About this task: Nothing but a number should be given: how many lines of the records include "hipMemsetAsync"?

Provided information:
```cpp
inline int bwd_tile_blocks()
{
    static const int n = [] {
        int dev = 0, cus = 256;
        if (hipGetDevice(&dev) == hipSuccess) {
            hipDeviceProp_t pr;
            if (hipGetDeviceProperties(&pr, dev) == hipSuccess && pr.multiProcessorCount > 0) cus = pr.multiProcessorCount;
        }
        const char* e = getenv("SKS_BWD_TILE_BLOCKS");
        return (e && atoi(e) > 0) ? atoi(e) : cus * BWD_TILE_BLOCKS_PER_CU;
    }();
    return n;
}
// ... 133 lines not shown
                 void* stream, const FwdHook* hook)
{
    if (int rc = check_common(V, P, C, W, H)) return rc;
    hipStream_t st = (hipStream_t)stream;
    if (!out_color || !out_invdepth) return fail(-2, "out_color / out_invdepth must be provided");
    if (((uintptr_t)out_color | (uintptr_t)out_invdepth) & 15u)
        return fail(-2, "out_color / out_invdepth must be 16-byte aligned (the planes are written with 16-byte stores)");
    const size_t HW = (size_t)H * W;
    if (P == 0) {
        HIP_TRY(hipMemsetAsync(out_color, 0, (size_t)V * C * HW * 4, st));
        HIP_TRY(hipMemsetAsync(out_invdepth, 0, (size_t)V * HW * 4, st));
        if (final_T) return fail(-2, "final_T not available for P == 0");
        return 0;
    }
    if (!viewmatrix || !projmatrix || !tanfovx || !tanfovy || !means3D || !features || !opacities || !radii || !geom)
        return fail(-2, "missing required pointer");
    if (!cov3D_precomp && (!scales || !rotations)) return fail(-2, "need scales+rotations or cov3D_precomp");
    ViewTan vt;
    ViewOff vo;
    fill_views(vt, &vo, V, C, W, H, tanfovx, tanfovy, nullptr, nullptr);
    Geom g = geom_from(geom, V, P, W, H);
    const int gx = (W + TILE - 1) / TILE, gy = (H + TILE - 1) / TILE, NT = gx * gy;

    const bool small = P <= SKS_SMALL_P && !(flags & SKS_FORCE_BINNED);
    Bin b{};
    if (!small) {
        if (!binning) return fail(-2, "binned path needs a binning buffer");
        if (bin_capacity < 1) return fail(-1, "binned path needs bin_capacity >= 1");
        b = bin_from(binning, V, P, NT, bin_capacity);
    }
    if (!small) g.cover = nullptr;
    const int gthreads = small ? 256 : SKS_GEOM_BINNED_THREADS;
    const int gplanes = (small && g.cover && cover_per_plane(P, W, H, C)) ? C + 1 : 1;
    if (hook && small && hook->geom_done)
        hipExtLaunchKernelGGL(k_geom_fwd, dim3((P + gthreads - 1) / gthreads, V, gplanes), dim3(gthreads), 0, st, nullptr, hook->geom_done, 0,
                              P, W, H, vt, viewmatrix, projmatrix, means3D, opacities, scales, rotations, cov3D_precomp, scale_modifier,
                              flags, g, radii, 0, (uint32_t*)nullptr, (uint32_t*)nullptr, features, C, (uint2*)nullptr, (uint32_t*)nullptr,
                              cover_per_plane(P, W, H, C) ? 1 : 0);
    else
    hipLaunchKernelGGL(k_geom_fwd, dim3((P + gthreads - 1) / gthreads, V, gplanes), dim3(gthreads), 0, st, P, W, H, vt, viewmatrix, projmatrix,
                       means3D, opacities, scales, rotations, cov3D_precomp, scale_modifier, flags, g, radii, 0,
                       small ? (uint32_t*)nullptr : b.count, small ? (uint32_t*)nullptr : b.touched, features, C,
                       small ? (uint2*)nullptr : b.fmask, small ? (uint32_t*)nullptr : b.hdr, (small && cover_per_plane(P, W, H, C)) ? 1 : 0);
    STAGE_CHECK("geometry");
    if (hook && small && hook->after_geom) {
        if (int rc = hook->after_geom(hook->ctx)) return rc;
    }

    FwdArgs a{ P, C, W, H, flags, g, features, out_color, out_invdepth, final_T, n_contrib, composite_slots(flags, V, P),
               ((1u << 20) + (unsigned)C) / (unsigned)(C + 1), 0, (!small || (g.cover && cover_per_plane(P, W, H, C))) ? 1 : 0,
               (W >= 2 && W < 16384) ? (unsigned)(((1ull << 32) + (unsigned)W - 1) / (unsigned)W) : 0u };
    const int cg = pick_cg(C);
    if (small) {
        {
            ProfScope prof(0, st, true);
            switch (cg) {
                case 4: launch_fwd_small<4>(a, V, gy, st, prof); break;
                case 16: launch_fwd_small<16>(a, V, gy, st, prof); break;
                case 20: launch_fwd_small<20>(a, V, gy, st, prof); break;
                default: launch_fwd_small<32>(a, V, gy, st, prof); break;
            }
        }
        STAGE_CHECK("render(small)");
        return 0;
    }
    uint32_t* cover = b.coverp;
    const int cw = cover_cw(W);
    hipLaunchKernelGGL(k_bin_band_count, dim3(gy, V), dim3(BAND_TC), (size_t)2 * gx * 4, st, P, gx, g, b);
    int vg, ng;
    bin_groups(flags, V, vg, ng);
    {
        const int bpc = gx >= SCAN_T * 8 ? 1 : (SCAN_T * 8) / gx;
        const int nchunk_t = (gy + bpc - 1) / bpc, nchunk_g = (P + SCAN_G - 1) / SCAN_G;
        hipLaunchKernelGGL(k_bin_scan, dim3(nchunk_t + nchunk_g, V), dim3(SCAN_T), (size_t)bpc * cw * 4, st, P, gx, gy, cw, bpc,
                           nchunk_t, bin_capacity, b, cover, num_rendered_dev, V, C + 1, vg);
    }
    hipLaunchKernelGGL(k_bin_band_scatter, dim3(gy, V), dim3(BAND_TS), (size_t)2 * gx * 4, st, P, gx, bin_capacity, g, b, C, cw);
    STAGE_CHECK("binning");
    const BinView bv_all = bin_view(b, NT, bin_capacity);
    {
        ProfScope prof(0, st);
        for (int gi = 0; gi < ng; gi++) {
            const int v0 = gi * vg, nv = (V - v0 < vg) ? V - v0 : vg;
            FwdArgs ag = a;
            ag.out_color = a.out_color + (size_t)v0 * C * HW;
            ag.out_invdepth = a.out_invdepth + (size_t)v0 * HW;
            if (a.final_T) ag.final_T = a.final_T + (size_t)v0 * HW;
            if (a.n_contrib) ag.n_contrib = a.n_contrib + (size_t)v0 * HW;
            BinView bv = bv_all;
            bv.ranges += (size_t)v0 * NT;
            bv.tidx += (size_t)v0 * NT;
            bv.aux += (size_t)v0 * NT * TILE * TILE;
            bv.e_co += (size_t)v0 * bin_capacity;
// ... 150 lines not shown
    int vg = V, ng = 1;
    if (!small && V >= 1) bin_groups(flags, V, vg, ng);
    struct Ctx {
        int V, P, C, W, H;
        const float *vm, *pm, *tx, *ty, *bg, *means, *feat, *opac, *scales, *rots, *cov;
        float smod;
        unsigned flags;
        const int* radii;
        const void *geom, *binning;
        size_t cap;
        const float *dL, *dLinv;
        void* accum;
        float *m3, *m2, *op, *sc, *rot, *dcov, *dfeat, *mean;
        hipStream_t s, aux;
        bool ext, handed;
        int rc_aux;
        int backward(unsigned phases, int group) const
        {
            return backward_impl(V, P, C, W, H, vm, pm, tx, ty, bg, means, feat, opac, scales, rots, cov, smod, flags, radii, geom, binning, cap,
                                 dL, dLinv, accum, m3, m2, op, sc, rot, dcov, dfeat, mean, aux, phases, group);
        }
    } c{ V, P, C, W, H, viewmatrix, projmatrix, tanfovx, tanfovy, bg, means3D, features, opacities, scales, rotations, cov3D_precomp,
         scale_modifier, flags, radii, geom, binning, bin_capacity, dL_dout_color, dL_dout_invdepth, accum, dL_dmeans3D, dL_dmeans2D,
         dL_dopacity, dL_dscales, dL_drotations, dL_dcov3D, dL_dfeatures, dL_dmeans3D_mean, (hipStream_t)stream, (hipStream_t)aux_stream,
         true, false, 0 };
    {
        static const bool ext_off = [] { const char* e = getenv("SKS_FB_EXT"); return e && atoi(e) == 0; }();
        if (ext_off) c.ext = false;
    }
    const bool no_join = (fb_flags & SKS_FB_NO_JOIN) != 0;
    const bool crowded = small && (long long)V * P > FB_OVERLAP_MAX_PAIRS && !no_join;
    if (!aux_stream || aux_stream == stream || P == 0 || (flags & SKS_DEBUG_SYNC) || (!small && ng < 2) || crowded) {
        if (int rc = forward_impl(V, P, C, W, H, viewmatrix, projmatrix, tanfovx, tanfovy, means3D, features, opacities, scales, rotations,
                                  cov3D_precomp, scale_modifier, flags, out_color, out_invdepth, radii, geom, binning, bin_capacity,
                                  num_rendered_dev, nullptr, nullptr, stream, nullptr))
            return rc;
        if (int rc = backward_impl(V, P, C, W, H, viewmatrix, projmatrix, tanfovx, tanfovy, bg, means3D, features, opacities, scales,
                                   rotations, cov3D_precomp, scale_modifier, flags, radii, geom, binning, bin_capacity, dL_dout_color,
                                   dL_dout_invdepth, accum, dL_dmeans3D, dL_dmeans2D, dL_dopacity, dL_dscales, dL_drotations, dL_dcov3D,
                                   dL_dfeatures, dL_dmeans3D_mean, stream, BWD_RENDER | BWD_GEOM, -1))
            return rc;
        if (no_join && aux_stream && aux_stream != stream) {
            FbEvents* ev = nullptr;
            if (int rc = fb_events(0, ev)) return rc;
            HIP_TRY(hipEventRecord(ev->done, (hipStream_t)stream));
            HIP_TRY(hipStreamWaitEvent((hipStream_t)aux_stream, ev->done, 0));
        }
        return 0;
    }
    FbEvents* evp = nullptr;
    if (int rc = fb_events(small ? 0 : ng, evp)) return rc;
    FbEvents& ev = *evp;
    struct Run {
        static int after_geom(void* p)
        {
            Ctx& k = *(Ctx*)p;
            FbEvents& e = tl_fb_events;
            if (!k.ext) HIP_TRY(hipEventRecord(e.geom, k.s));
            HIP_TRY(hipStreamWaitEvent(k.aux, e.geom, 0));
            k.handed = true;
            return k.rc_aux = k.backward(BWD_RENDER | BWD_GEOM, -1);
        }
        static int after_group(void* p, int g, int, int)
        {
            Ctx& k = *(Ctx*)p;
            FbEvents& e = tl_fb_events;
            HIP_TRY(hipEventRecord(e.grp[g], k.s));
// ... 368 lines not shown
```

Output of the task: 2